Its as easy as that - no need to try and express exactly what you want to find in some complex query, just write out what you want to find and the embedding vector does the rest.
Here’s another sample, for finding advertisements in transcripts:
Query: This podcast is sponsored by product
Results:
* This podcast is brought to you by Squarespace. You might be familiar with Squarespace because we talk about it a lot because it is one of the core products in the who weekly offerings we need it to literally exist.
* Yeah, and fire back. Let's stop for a minute and listen to work from one of our fine sponsors. This episode is supported by Noah, News Over Audio, which is an audio app offering narrated articles from some of the world's best publications, such as the economist Bloomberg, foreign affairs in the New York Times.
* today's episode is sponsored by Nerdwallet smart money podcast smart money is a fun way to gain knowledge you can use to level up your finances every week nerd wallets in house experts answer your real world money questions and deep dive into the things you've always wondered about
* Support for this podcast comes from the Corporation for Public Broadcasting, a private corporation funded by the American people.

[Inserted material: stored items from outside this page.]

template <int MODE>
__global__ __launch_bounds__(kZrThreads) void fks_zreplay_kernel(ApplyArgs a) {
  extern __shared__ __attribute__((aligned(16))) uint32_t lds32[];
  if ((uint32_t)(size_t)(lds_u32_t*)lds32 != 0u) __builtin_trap();
  const int tid = threadIdx.x;
  const int c = blockIdx.x;
  for (int i = tid; i < 256; i += kZrThreads) {
    reinterpret_cast<float*>(lds32)[i] = c_tab_bf16[i];
    reinterpret_cast<float*>(lds32)[256 + i] = c_tab_bf16[256 + i];
    reinterpret_cast<float*>(lds32)[512 + i] = c_tab_bf16[512 + i];
  }
  __syncthreads();
  const int64_t p0 = (int64_t)kMtN * a.chunk_block[0] + (int64_t)c * kZrTile;
  const int64_t p1 = (int64_t)kMtN * a.chunk_block[a.nchunks];
  const int64_t tstep = (int64_t)gridDim.x * kZrTile;
  const int64_t zbase = (int64_t)kMtN * a.zlo;
  const uint64_t zb = (uint64_t)(uintptr_t)a.zidx;
  float g = rflf(a.g[0]);
  bool upd = true;
  if (MODE == kModePerturbUpdate && a.gdev) {
    g = dev_value_g<FKS_BF16>(a.gdev);
    upd = dev_value_apply(a.gdev);
  }
  const uint32_t half = (uint32_t)tid & 1u;
  const uint32_t cs_tab = half ? 2048u : 1024u;

  int cur = 0;
  {
    int lo = 0, hi = a.nsegs;
    while (lo < hi) {
      const int mid = (lo + hi) >> 1;
      const DevSeg& sm = a.segs[mid];
      if ((int64_t)rfl64((uint64_t)(sm.start + sm.numel)) <= p0) lo = mid + 1; else hi = mid;
    }
    cur = lo;
  }
  auto chain = [&](u32x4_t pv, u32x4_t rec, float lr, float wd, bool wdf, float ps) __attribute__((always_inline)) -> u32x4_t {
    const uint32_t w[4] = {pv.x, pv.y, pv.z, pv.w};
    const uint32_t r[4] = {rec.x, rec.y, rec.z, rec.w};
    uint32_t o[4];
#pragma unroll
    for (int m = 0; m < 4; m++) {
      const uint32_t ri = r[m];
      const float ra = lds_f32((ri << 2) & 0x3FCu), rb = lds_f32((ri >> 14) & 0x3FCu);
      const float ca = lds_f32(cs_tab + ((ri >> 6) & 0x3FCu)), cb = lds_f32(cs_tab + ((ri >> 22) & 0x3FCu));
      const f32x2_t rr = {ra, rb}, cc = {ca, cb}, zero = {0.0f, 0.0f};
      const f32x2_t z = rnd2<FKS_BF16>(__builtin_elementwise_fma(rr, cc, zero));
      f32x2_t pe = {__uint_as_float(w[m] << 16), __uint_as_float(w[m] & 0xffff0000u)};
      pe = apply_pair<FKS_BF16, MODE>(pe, z, g, lr, wd, wdf, ps, upd);
      o[m] = __builtin_amdgcn_perm(__float_as_uint(pe.y), __float_as_uint(pe.x), 0x07060302u);
    }
    const u32x4_t out = {o[0], o[1], o[2], o[3]};
    return out;
  };
  const u32x4_t zero4 = {0u, 0u, 0u, 0u};
  struct ZSlot { int64_t t0; uint64_t base; float lr, wd, ps; int cur; bool fast, wdf; u32x4_t rec, pv; };
  int64_t seg_st = INT64_MAX, seg_en = INT64_MAX;
  uint64_t seg_ptr = 0;
  float seg_lr = 0.0f, seg_wd = 0.0f, seg_ps = 0.0f;
  bool seg_wdf = false;
  auto load_seg = [&]() __attribute__((always_inline)) {
    if (cur < a.nsegs) {
      const DevSeg& sg = a.segs[cur];
      seg_st = (int64_t)rfl64((uint64_t)sg.start);
      seg_en = seg_st + (int64_t)rfl64((uint64_t)sg.numel);
      seg_ptr = rfl64(sg.ptr);
      seg_lr = rflf(sg.lr);
      seg_wd = rflf(sg.wd);
      seg_ps = rflf(sg.ps);
      seg_wdf = (rfl(sg.flags) & FKS_HAS_WD) != 0;
    } else {
      seg_st = seg_en = INT64_MAX;
    }
  };
  load_seg();
  auto zfetch = [&](int64_t t0) __attribute__((always_inline)) -> ZSlot {
    ZSlot z;
    z.t0 = t0;
    while (seg_en <= t0) {
      cur++;
      load_seg();
    }
    z.cur = cur;
    const int64_t tend = t0 + kZrTile < p1 ? t0 + kZrTile : p1;
    z.fast = seg_st <= t0 && tend <= seg_en;
    z.base = seg_ptr + (uint64_t)(t0 - seg_st) * 2u;
    z.lr = seg_lr;
    z.wd = seg_wd;
    z.ps = seg_ps;
    z.wdf = seg_wdf;
    const int64_t pos = t0 + 8 * (int64_t)tid;
    const bool live = pos < p1;
    z.rec = zero4;
    z.pv = zero4;
    if (t0 < p1) {
      z.rec = gload4(zb + (uint64_t)(((live ? pos : t0) - zbase) & ~(int64_t)15));
      if (MODE != kModeWriteZ && z.fast) z.pv = gload4(z.base + (live ? 16u * (uint32_t)tid : 0u));
    }
    return z;
  };
  auto zblock = [&](ZSlot& z) __attribute__((always_inline)) {
    const int64_t pos = z.t0 + 8 * (int64_t)tid;
    if (pos >= p1) return;
    if (z.fast) {
      gstore4(z.base + 16u * (uint32_t)tid, chain(z.pv, z.rec, z.lr, z.wd, z.wdf, z.ps));
    } else {
      int cc = z.cur;
      bool in = false;
      DevSeg sg;
      while (cc < a.nsegs) {
        sg = a.segs[cc];
        if (pos < sg.start + sg.numel) { in = pos >= sg.start; break; }
        cc++;
      }
      if (in) {
        const uint64_t ptr = sg.ptr + (uint64_t)(pos - sg.start) * 2u;
        const u32x4_t pv = MODE == kModeWriteZ ? zero4 : gload4(ptr);
        gstore4(ptr, chain(pv, z.rec, sg.lr, sg.wd, (sg.flags & FKS_HAS_WD) != 0, sg.ps));
      }
    }
  };
  constexpr int kU = kZrUnroll;
  for (int64_t t0 = p0; t0 < p1; t0 += kU * tstep) {
    ZSlot z[kU];
#pragma unroll
    for (int u = 0; u < kU; u++) z[u] = zfetch(t0 + u * tstep);
#pragma unroll
    for (int u = 0; u < kU; u++) zblock(z[u]);
  }
}

constexpr int kBsChunkBytes = kMtN * 16;
constexpr int kBsStateBytes = 8 * kBsChunkBytes;
constexpr int kBsTabBytes = 256 * 4 + 256 * 8;
constexpr uint32_t kBsFlagOff = kBsTabBytes + 2 * kBsStateBytes;
constexpr uint32_t kBsProgOff = kBsFlagOff + 8;
constexpr uint32_t kBsProg1Off = kBsProgOff + 4 * 6;
constexpr int kBsLdsBytes = (int)kBsProg1Off + 4 * 6;
static_assert(kBsLdsBytes <= 163840, "slice kernel LDS");
constexpr int kBsWaves = kBsHalfThreads / 64;
constexpr int kBsTaskWords = 128;

__device__ __forceinline__ void bs_store_row(uint32_t ra, const uint32_t (&x)[32]) {
#pragma unroll
  for (int q = 0; q < 8; q++) {
    const u32x4_t v = {x[4 * q], x[4 * q + 1], x[4 * q + 2], x[4 * q + 3]};
    lds_st4(ra + q * kBsChunkBytes, v);
  }
}

__device__ __forceinline__ uint32_t bs_flag_load(uint32_t off) {
  return *(volatile const lds_u32_t*)(size_t)off;
}
__device__ __forceinline__ void bs_flag_store(uint32_t off, uint32_t v) {
  asm volatile("" ::: "memory");
  __builtin_amdgcn_s_waitcnt(0xC07F);
  *(volatile lds_u32_t*)(size_t)off = v;
}

template <int S>
__device__ __forceinline__ uint32_t bs_index(uint32_t w, int c) {
  switch (c) {
    case 0: return bs::byte_x<0, S>(w);
    case 1: return bs::byte_x<1, S>(w);
    case 2: return bs::byte_x<2, S>(w);
    default: return bs::byte_x<3, S>(w);
  }
}

#if FKS_BS_WGTIME
__device__ uint64_t g_bs_wgtime[4096][16];
extern "C" int fks_debug_bs_wgtime(uint64_t* out, int nblocks) {
  return (int)hipMemcpyFromSymbol(out, HIP_SYMBOL(g_bs_wgtime), sizeof(uint64_t) * 16 * (size_t)nblocks, 0,
                                  hipMemcpyDeviceToHost);
}
#endif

* This podcast is supported by Emerson. From technology that delivers cures at warp speed to software that makes clean energy reliable, Emerson innovation helps make the world healthier, safer, smarter and more sustainable. Emerson, go boldly.
Or, if you just want to capture the mood on the economy:
Query: The US economy is not going into recession
Results:
* Economists and politicians have been warning about the possibility of a looming recession for months. But that hasn't happened yet.
* Yeah, Bank of America actually published a piece today saying like, yeah, you can just not say it like you can just get over the idea that we are not in a recession. And that we might not go into one. So I think that's the big thing is like, we're constantly talking about like, oh, are we going to enter a recession? Like a recession is coming, a recession is coming, and a recession has been coming since we hit last ad a recession. It seems like the economy is doing okay.
* There's no longer this assumption that we're in a recession. The data shows we're not in recession. And so, still hiring going on.
* That was the chair of the Federal Reserve Jerome Powell yesterday suggesting that a recession is not necessarily imminent anymore. It's a view that's been backed up by a report from the Commerce Department today that our gross domestic product, GDP, grew at a faster than expected 2.4% of its pace last quarter. Fourth consecutive quarter of growth after we had those two quarters of deaths. Commerce Department also reported today that durable goods orders. It is for purchases like new cars and appliances, rose 4.7% last month. That was much higher than expected.
Start with the Answer - by providing example of what you mean and what you want to see embedding vectors can surface what you want to see, without you having to fight an awful term search.